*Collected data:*
>>

static int svc_start(artp_ctx* c) {
  if (!c->svc) {
    void *p = nullptr, *pd = nullptr;
    HIP_TRY(c, hipHostMalloc(&p, sizeof(SvcMailbox), hipHostMallocMapped));
    HIP_TRY(c, hipHostGetDevicePointer(&pd, p, 0));
    std::memset(p, 0, sizeof(SvcMailbox));
    c->svc = static_cast<SvcMailbox*>(p);
    c->svc_dev = static_cast<SvcMailbox*>(pd);
    HIP_TRY(c, hipStreamCreateWithFlags(&c->svc_stream, hipStreamNonBlocking));
    HIP_TRY(c, hipEventCreateWithFlags(&c->svc_after_map, hipEventDisableTiming));
    HIP_TRY(c, hipFuncSetAttribute(reinterpret_cast<const void*>(validate_service_kernel),
// ... 1435 lines not shown
  if (!c || (n && (!s1 || !s2 || !valid))) return ARTP_ERR_INVALID_ARG;
  if (n == 0) return ARTP_OK;
  std::lock_guard<std::recursive_mutex> lock(c->mu);
  HIP_TRY(c, hipSetDevice(c->device));
  double few_max = 0.0;
  if (n <= ARTP_FEW_EDGES && c->few_edges && c->have_field[0] && c->have_field[1] && (mode != 0 || c->have_z) &&
      few_edges_task_estimate(c, mode, s1, s2, n, &few_max) <= 65536.0) {
    if (c->svc_enabled && n <= ARTP_POOL_MAX_EDGES && few_max * n <= 8.0 * c->pool_wgs && pool_available(c))
      return run_edges_pool(c, mode, s1, s2, n, valid, aux_out, last_t, last_state);
    return run_edges_few(c, mode, true, s1, s2, n, valid, aux_out, last_t, last_state, few_max);
  }
  int rc = ensure_tmp(c, 0, 2 * n * 7 * sizeof(double));
  if (rc) return rc;
  rc = ensure_tmp(c, 1, n * 8 * sizeof(double) + n * 4 + n + 16);
  if (rc) return rc;
  HIP_TRY(c, hipMemcpyAsync(c->tmp[0], s1, n * 7 * sizeof(double), hipMemcpyHostToDevice, c->stream));
  HIP_TRY(c, hipMemcpyAsync(static_cast<double*>(c->tmp[0]) + 7 * n, s2, n * 7 * sizeof(double),
                            hipMemcpyHostToDevice, c->stream));
  double* d_last_t = static_cast<double*>(c->tmp[1]);
  double* d_last_state = d_last_t + n;
  uint32_t* d_aux = reinterpret_cast<uint32_t*>(d_last_state + 7 * n);
  uint8_t* d_valid = reinterpret_cast<uint8_t*>(d_aux + n);
  rc = run_edges_dev(c, mode, static_cast<const double*>(c->tmp[0]),
                     static_cast<const double*>(c->tmp[0]) + 7 * n, n, d_valid, d_aux,
                     last_t ? d_last_t : nullptr, last_state ? d_last_state : nullptr);
  if (rc) return rc;
  HIP_TRY(c, hipMemcpyAsync(valid, d_valid, n, hipMemcpyDeviceToHost, c->stream));
  if (aux_out) HIP_TRY(c, hipMemcpyAsync(aux_out, d_aux, n * sizeof(uint32_t), hipMemcpyDeviceToHost, c->stream));
  if (last_t) HIP_TRY(c, hipMemcpyAsync(last_t, d_last_t, n * sizeof(double), hipMemcpyDeviceToHost, c->stream));
  if (last_t && last_state)
    HIP_TRY(c, hipMemcpyAsync(last_state, d_last_state, n * 7 * sizeof(double), hipMemcpyDeviceToHost, c->stream));
  return check_error_flag(c);
}

int artp_set_edge_passes(artp_ctx* c, int two_pass, int coarse_stride) {
  if (!c || (coarse_stride != 0 && coarse_stride < 2)) return ARTP_ERR_INVALID_ARG;
  std::lock_guard<std::recursive_mutex> lock(c->mu);
  c->edge_two_pass = two_pass != 0;
  c->edge_coarse_stride = coarse_stride ? coarse_stride : ARTP_COARSE_STRIDE;
  return ARTP_OK;
}
int artp_set_few_edges(artp_ctx* c, int enabled) {
  if (!c) return ARTP_ERR_INVALID_ARG;
  std::lock_guard<std::recursive_mutex> lock(c->mu);
  c->few_edges = enabled != 0;
  return ARTP_OK;
}
int artp_check_motions_dev(artp_ctx* c, const double* s1, const double* s2, size_t n, uint8_t* valid) {
  return run_edges_dev(c, 0, s1, s2, n, valid, nullptr);
}
int artp_check_motions(artp_ctx* c, const double* s1, const double* s2, size_t n, uint8_t* valid) {
  return run_edges_host(c, 0, s1, s2, n, valid, nullptr);
}
int artp_check_motions_last_valid_dev(artp_ctx* c, const double* s1, const double* s2, size_t n, uint8_t* valid,
                                      double* last_valid_t, double* last_valid_se3) {
  if (n && !last_valid_t) return ARTP_ERR_INVALID_ARG;
  return run_edges_dev(c, 0, s1, s2, n, valid, nullptr, last_valid_t, last_valid_se3);
}
int artp_check_motions_last_valid(artp_ctx* c, const double* s1, const double* s2, size_t n, uint8_t* valid,
                                  double* last_valid_t, double* last_valid_se3) {
  if (n && !last_valid_t) return ARTP_ERR_INVALID_ARG;
  return run_edges_host(c, 0, s1, s2, n, valid, nullptr, last_valid_t, last_valid_se3);
}
int artp_check_edges_interp_dev(artp_ctx* c, const double* s1, const double* s2, size_t n,
                                uint8_t* valid, uint32_t* n_interp_out) {
  return run_edges_dev(c, 1, s1, s2, n, valid, n_interp_out);
}
int artp_check_edges_interp(artp_ctx* c, const double* s1, const double* s2, size_t n, uint8_t* valid,
                            uint32_t* n_interp_out) {
  return run_edges_host(c, 1, s1, s2, n, valid, n_interp_out);
}


namespace {
struct Se3Row { double v[7]; };
}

<<

*What the task asks:* Whatever appears in the lines above should be copied exactly.

*Output for this task:*
static int svc_start(artp_ctx* c) {
  if (!c->svc) {
    void *p = nullptr, *pd = nullptr;
    HIP_TRY(c, hipHostMalloc(&p, sizeof(SvcMailbox), hipHostMallocMapped));
    HIP_TRY(c, hipHostGetDevicePointer(&pd, p, 0));
    std::memset(p, 0, sizeof(SvcMailbox));
    c->svc = static_cast<SvcMailbox*>(p);
    c->svc_dev = static_cast<SvcMailbox*>(pd);
    HIP_TRY(c, hipStreamCreateWithFlags(&c->svc_stream, hipStreamNonBlocking));
    HIP_TRY(c, hipEventCreateWithFlags(&c->svc_after_map, hipEventDisableTiming));
    HIP_TRY(c, hipFuncSetAttribute(reinterpret_cast<const void*>(validate_service_kernel),
// ... 1435 lines not shown
  if (!c || (n && (!s1 || !s2 || !valid))) return ARTP_ERR_INVALID_ARG;
  if (n == 0) return ARTP_OK;
  std::lock_guard<std::recursive_mutex> lock(c->mu);
  HIP_TRY(c, hipSetDevice(c->device));
  double few_max = 0.0;
  if (n <= ARTP_FEW_EDGES && c->few_edges && c->have_field[0] && c->have_field[1] && (mode != 0 || c->have_z) &&
      few_edges_task_estimate(c, mode, s1, s2, n, &few_max) <= 65536.0) {
    if (c->svc_enabled && n <= ARTP_POOL_MAX_EDGES && few_max * n <= 8.0 * c->pool_wgs && pool_available(c))
      return run_edges_pool(c, mode, s1, s2, n, valid, aux_out, last_t, last_state);
    return run_edges_few(c, mode, true, s1, s2, n, valid, aux_out, last_t, last_state, few_max);
  }
  int rc = ensure_tmp(c, 0, 2 * n * 7 * sizeof(double));
  if (rc) return rc;
  rc = ensure_tmp(c, 1, n * 8 * sizeof(double) + n * 4 + n + 16);
  if (rc) return rc;
  HIP_TRY(c, hipMemcpyAsync(c->tmp[0], s1, n * 7 * sizeof(double), hipMemcpyHostToDevice, c->stream));
  HIP_TRY(c, hipMemcpyAsync(static_cast<double*>(c->tmp[0]) + 7 * n, s2, n * 7 * sizeof(double),
                            hipMemcpyHostToDevice, c->stream));
  double* d_last_t = static_cast<double*>(c->tmp[1]);
  double* d_last_state = d_last_t + n;
  uint32_t* d_aux = reinterpret_cast<uint32_t*>(d_last_state + 7 * n);
  uint8_t* d_valid = reinterpret_cast<uint8_t*>(d_aux + n);
  rc = run_edges_dev(c, mode, static_cast<const double*>(c->tmp[0]),
                     static_cast<const double*>(c->tmp[0]) + 7 * n, n, d_valid, d_aux,
                     last_t ? d_last_t : nullptr, last_state ? d_last_state : nullptr);
  if (rc) return rc;
  HIP_TRY(c, hipMemcpyAsync(valid, d_valid, n, hipMemcpyDeviceToHost, c->stream));
  if (aux_out) HIP_TRY(c, hipMemcpyAsync(aux_out, d_aux, n * sizeof(uint32_t), hipMemcpyDeviceToHost, c->stream));
  if (last_t) HIP_TRY(c, hipMemcpyAsync(last_t, d_last_t, n * sizeof(double), hipMemcpyDeviceToHost, c->stream));
  if (last_t && last_state)
    HIP_TRY(c, hipMemcpyAsync(last_state, d_last_state, n * 7 * sizeof(double), hipMemcpyDeviceToHost, c->stream));
  return check_error_flag(c);
}

int artp_set_edge_passes(artp_ctx* c, int two_pass, int coarse_stride) {
  if (!c || (coarse_stride != 0 && coarse_stride < 2)) return ARTP_ERR_INVALID_ARG;
  std::lock_guard<std::recursive_mutex> lock(c->mu);
  c->edge_two_pass = two_pass != 0;
  c->edge_coarse_stride = coarse_stride ? coarse_stride : ARTP_COARSE_STRIDE;
  return ARTP_OK;
}
int artp_set_few_edges(artp_ctx* c, int enabled) {
  if (!c) return ARTP_ERR_INVALID_ARG;
  std::lock_guard<std::recursive_mutex> lock(c->mu);
  c->few_edges = enabled != 0;
  return ARTP_OK;
}
int artp_check_motions_dev(artp_ctx* c, const double* s1, const double* s2, size_t n, uint8_t* valid) {
  return run_edges_dev(c, 0, s1, s2, n, valid, nullptr);
}
int artp_check_motions(artp_ctx* c, const double* s1, const double* s2, size_t n, uint8_t* valid) {
  return run_edges_host(c, 0, s1, s2, n, valid, nullptr);
}
int artp_check_motions_last_valid_dev(artp_ctx* c, const double* s1, const double* s2, size_t n, uint8_t* valid,
                                      double* last_valid_t, double* last_valid_se3) {
  if (n && !last_valid_t) return ARTP_ERR_INVALID_ARG;
  return run_edges_dev(c, 0, s1, s2, n, valid, nullptr, last_valid_t, last_valid_se3);
}
int artp_check_motions_last_valid(artp_ctx* c, const double* s1, const double* s2, size_t n, uint8_t* valid,
                                  double* last_valid_t, double* last_valid_se3) {
  if (n && !last_valid_t) return ARTP_ERR_INVALID_ARG;
  return run_edges_host(c, 0, s1, s2, n, valid, nullptr, last_valid_t, last_valid_se3);
}
int artp_check_edges_interp_dev(artp_ctx* c, const double* s1, const double* s2, size_t n,
                                uint8_t* valid, uint32_t* n_interp_out) {
  return run_edges_dev(c, 1, s1, s2, n, valid, n_interp_out);
}
int artp_check_edges_interp(artp_ctx* c, const double* s1, const double* s2, size_t n, uint8_t* valid,
                            uint32_t* n_interp_out) {
  return run_edges_host(c, 1, s1, s2, n, valid, n_interp_out);
}


namespace {
struct Se3Row { double v[7]; };
}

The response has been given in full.